Previously, extraction and analysis of these fossils required crushing the samples into a fine powder for electron microscopy imaging. “The extraction process can be time-consuming and unsuccessful, electron microscopy can be costly, and the destruction of samples means that they are no longer useful for most other experiments,” Wagner says. “Collection and storage of these samples require specialized personnel, equipment and planning, so we want to preserve as much material for additional studies as we can.”

So Wagner, Lippert and colleagues including Ramon Egli from the Central Institute for Meteorology and Geodynamics and Ioan Lascu at the National Museum of Natural History, found another way. Using sediment samples collected in New Jersey, they designed a new way of conducting an analysis called FORC (first order reversal curve) measurements. With these high-resolution magnetic measurements, they found that the magnetic signature of giant magnetofossils was distinctive–enough that the technique could be used in other samples to identify the presence of the fossils. “FORC measurements probe the reaction of magnetic particles to externally applied magnetic fields, enabling to discriminate among different types of iron oxide particles without actually seeing them,” says Egli.

“The ability to rapidly find giant magnetofossil assemblages in the geologic record will help to identify the origin of these unusual magnetofossils,” the researchers write, as well as the ecology of the organisms that formed them.
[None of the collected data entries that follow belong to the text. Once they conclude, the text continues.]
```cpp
extern "C" int64_t sfod_conv_wgrad_ws_bytes(int B, int H, int W, int Cin, int Cout, int ksize, int lddy, int dt) {
  if (!(conv_shape_fits(B, H, W, Cin, Cout, ksize) && sfod_ints_ok({lddy}))) return 0;
  int nb = 0;
  if (dt != SFOD_F32) {
    const W3Plan p = w3_plan_chunked(B, H, W, Cin, Cout, ksize, lddy, dt, nb);
    if (nb > 0) return p.ws_bytes;
  }
  if (!sfod_deterministic() || (int64_t)B * H * W == 0) return 0;
  const int Ntot = ksize * ksize * Cin;
  const GenWgradPlan g = gen_wgrad_plan(B * H * W, Cout, Ntot, dt);
  return g.splits > 1 ? (int64_t)g.splits * Cout * Ntot * 4 : 0;
}

extern "C" int sfod_conv_wgrad_oihw_supported(int B, int H, int W, int Cin, int Cout, int ksize, int lddy, int dt) {
  if (!(conv_shape_fits(B, H, W, Cin, Cout, ksize) && sfod_ints_ok({lddy}))) return 0;
  int nb;
  w3_plan_chunked(B, H, W, Cin, Cout, ksize, lddy, dt, nb);
  return nb > 0 ? 1 : 0;
}

extern "C" int sfod_conv_wgrad_oihw(const void* x, const void* dy, float* dw_oihw, int B, int H, int W, int Cin,
                                    int Cout, int ksize, int lddy, int dt, int accumulate, void* ws,
                                    int64_t ws_bytes, void* stream) {
  sfod_note_conv_kernel(nullptr);
  SFOD_REQUIRE(conv_shape_fits(B, H, W, Cin, Cout, ksize) && sfod_ints_ok({lddy}) && sfod_i64s_ok({ws_bytes}),
               "conv_wgrad_oihw: negative or oversized extent");
  SFOD_REQUIRE(x != nullptr && dy != nullptr && dw_oihw != nullptr, "conv_wgrad_oihw: null operand");
  SFOD_REQUIRE(lddy >= Cout, "conv_wgrad_oihw: lddy < Cout");
  int nb;
  w3_plan_chunked(B, H, W, Cin, Cout, ksize, lddy, dt, nb);
  SFOD_REQUIRE(nb > 0, "wgrad_oihw: shape not served by the halo-patch kernel (query sfod_conv_wgrad_oihw_supported)");
  return w3_launch_chunked(x, dy, dw_oihw, ws, ws_bytes, B, H, W, Cin, Cout, lddy, dt, accumulate ? 2 : 1, nb,
                           (hipStream_t)stream);
}

extern "C" int sfod_conv_wgrad(const void* x, const void* dy, float* dw, int B, int H, int W, int Cin,
                               int Cout, int ksize, int lddy, int dt, void* ws, int64_t ws_bytes,
                               void* stream) {
  sfod_note_conv_kernel(nullptr);
  SFOD_REQUIRE(conv_shape_fits(B, H, W, Cin, Cout, ksize) && sfod_ints_ok({lddy}) && sfod_i64s_ok({ws_bytes}),
               "conv_wgrad: negative or oversized extent");
  SFOD_REQUIRE(x != nullptr && dy != nullptr && dw != nullptr, "conv_wgrad: null operand");
  SFOD_REQUIRE(lddy >= Cout, "conv_wgrad: lddy < Cout");
  SFOD_REQUIRE(ksize == 1 || ksize == 3, "wgrad: ksize must be 1 or 3");
  SFOD_REQUIRE(dt == SFOD_F32 || dt == SFOD_BF16 || dt == SFOD_BF16X3, "wgrad: unknown dt");
  const int E = (dt == SFOD_F32) ? 4 : 8;
  SFOD_REQUIRE(Cin % E == 0 && lddy % E == 0, "wgrad: Cin / lddy must be multiples of the 16-byte chunk (bf16x3: of 8)");
  if ((int64_t)B * H * W == 0) return 0;
  const int split = (dt == SFOD_BF16X3);
  SFOD_REQUIRE(!split || Cout % 8 == 0, "wgrad: bf16x3 needs Cout % 8 == 0");
  {
    int nb;
    w3_plan_chunked(B, H, W, Cin, Cout, ksize, lddy, dt, nb);
    if (nb > 0) return w3_launch_chunked(x, dy, dw, ws, ws_bytes, B, H, W, Cin, Cout, lddy, dt, 0, nb, (hipStream_t)stream);
  }
  hipStream_t s = (hipStream_t)stream;
  float* dw_out = dw;
  WgradArgs a;
  a.M = B * H * W; a.H = H; a.W = W; a.Cin = Cin; a.Cout = Cout; a.ks = ksize; a.lddy = lddy;
  const int cpt = Cin / E;
  a.cpt_shift = 0;
  if (ksize == 3) {
    a.cpt_shift = ilog2_exact(cpt);
    SFOD_REQUIRE(a.cpt_shift >= 0, "wgrad3x3: Cin/chunk must be a power of two");
  }
  a.nchunks = ksize * ksize * cpt;
  a.Ntot = ksize * ksize * Cin;
  if (a.M == 0) return 0;
  const GenWgradPlan g = gen_wgrad_plan(a.M, Cout, a.Ntot, dt);
  a.pix_per_split = g.pps;
  a.tiles_n = g.tiles_n;
  a.tiles_m = g.tiles_m;
  a.slab_stride = 0;
  const bool slabs = sfod_deterministic() && g.splits > 1;
  if (slabs) {
    const int64_t need = (int64_t)g.splits * Cout * a.Ntot * 4;
    if (ws == nullptr || ws_bytes < need) {
      sfod_set_error("wgrad: deterministic mode needs the workspace of sfod_conv_wgrad_ws_bytes");
      return SFOD_EBADARG;
    }
    a.slab_stride = (int64_t)Cout * a.Ntot;
    dw_out = (float*)ws;
  }
  const int tiles = g.tiles_n * g.tiles_m;
  if (g.wide) {
    constexpr int LDS = 3 * 32 * (128 + 256) * 4;
    static const hipError_t attr_rc = hipFuncSetAttribute(reinterpret_cast<const void*>(k_conv_wgrad_x3w),
                                                          hipFuncAttributeMaxDynamicSharedMemorySize, LDS);
    SFOD_REQUIRE(attr_rc == hipSuccess, "wgrad: cannot raise the dynamic LDS limit");
    sfod_note_conv_kernel("k_conv_wgrad_x3w");
    hipLaunchKernelGGL(k_conv_wgrad_x3w, dim3(tiles * g.splits), dim3(512), LDS, s, (const bf16_t*)x, (const bf16_t*)dy,
                       dw_out, a);
  } else {
    dim3 grid(tiles * g.splits);
    sfod_note_conv_kernel(dt == SFOD_F32 ? "k_conv_wgrad<float,2,2,0>"
                                         : (split ? "k_conv_wgrad<bf16_t,2,2,1>" : "k_conv_wgrad<bf16_t,2,2,0>"));
    if (dt == SFOD_F32)
      hipLaunchKernelGGL((k_conv_wgrad<float, 2, 2>), grid, dim3(256), 2 * 2 * 32 * 512, s, (const float*)x,
                         (const float*)dy, dw_out, a);
    else if (split)
      hipLaunchKernelGGL((k_conv_wgrad<bf16_t, 2, 2, true>), grid, dim3(256), 2 * 2 * 64 * 256, s, (const bf16_t*)x,
                         (const bf16_t*)dy, dw_out, a);
    else
      hipLaunchKernelGGL((k_conv_wgrad<bf16_t, 2, 2>), grid, dim3(256), 2 * 2 * 64 * 256, s, (const bf16_t*)x,
                         (const bf16_t*)dy, dw_out, a);
  }
  int rc = sfod_check_launch(g.wide ? "conv_wgrad_x3w" : "conv_wgrad");
  if (rc == 0 && slabs) {
    const int64_t n = (int64_t)Cout * a.Ntot;
    hipLaunchKernelGGL(k_wgrad_slab_sum, dim3(cdiv(n, 1024) > 4096 ? 4096 : cdiv(n, 1024)), dim3(256), 0, s,
                       (const float*)ws, dw, n, g.splits, a.slab_stride);
    rc = sfod_check_launch("wgrad_slab_sum");
  }
  return rc;
}
```

### simple-sfod_amd/native.py

```python
import ctypes
import os
import re
import warnings

import torch

warnings.filterwarnings("ignore", message="ComplexHalf support is experimental")
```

This is important, Wagner says, because no known living organisms form giant magnetofossils today, and we still don’t know what organisms formed them in the past. “The organisms that produced these giant magnetofossils are utterly mysterious, but this leaves exciting research avenues open for the future” adds Lascu.

Beyond that, though, the information contained in magnetofossils helps scientists understand how oceans responded to past climate changes–and how our current ocean might respond to ongoing warming.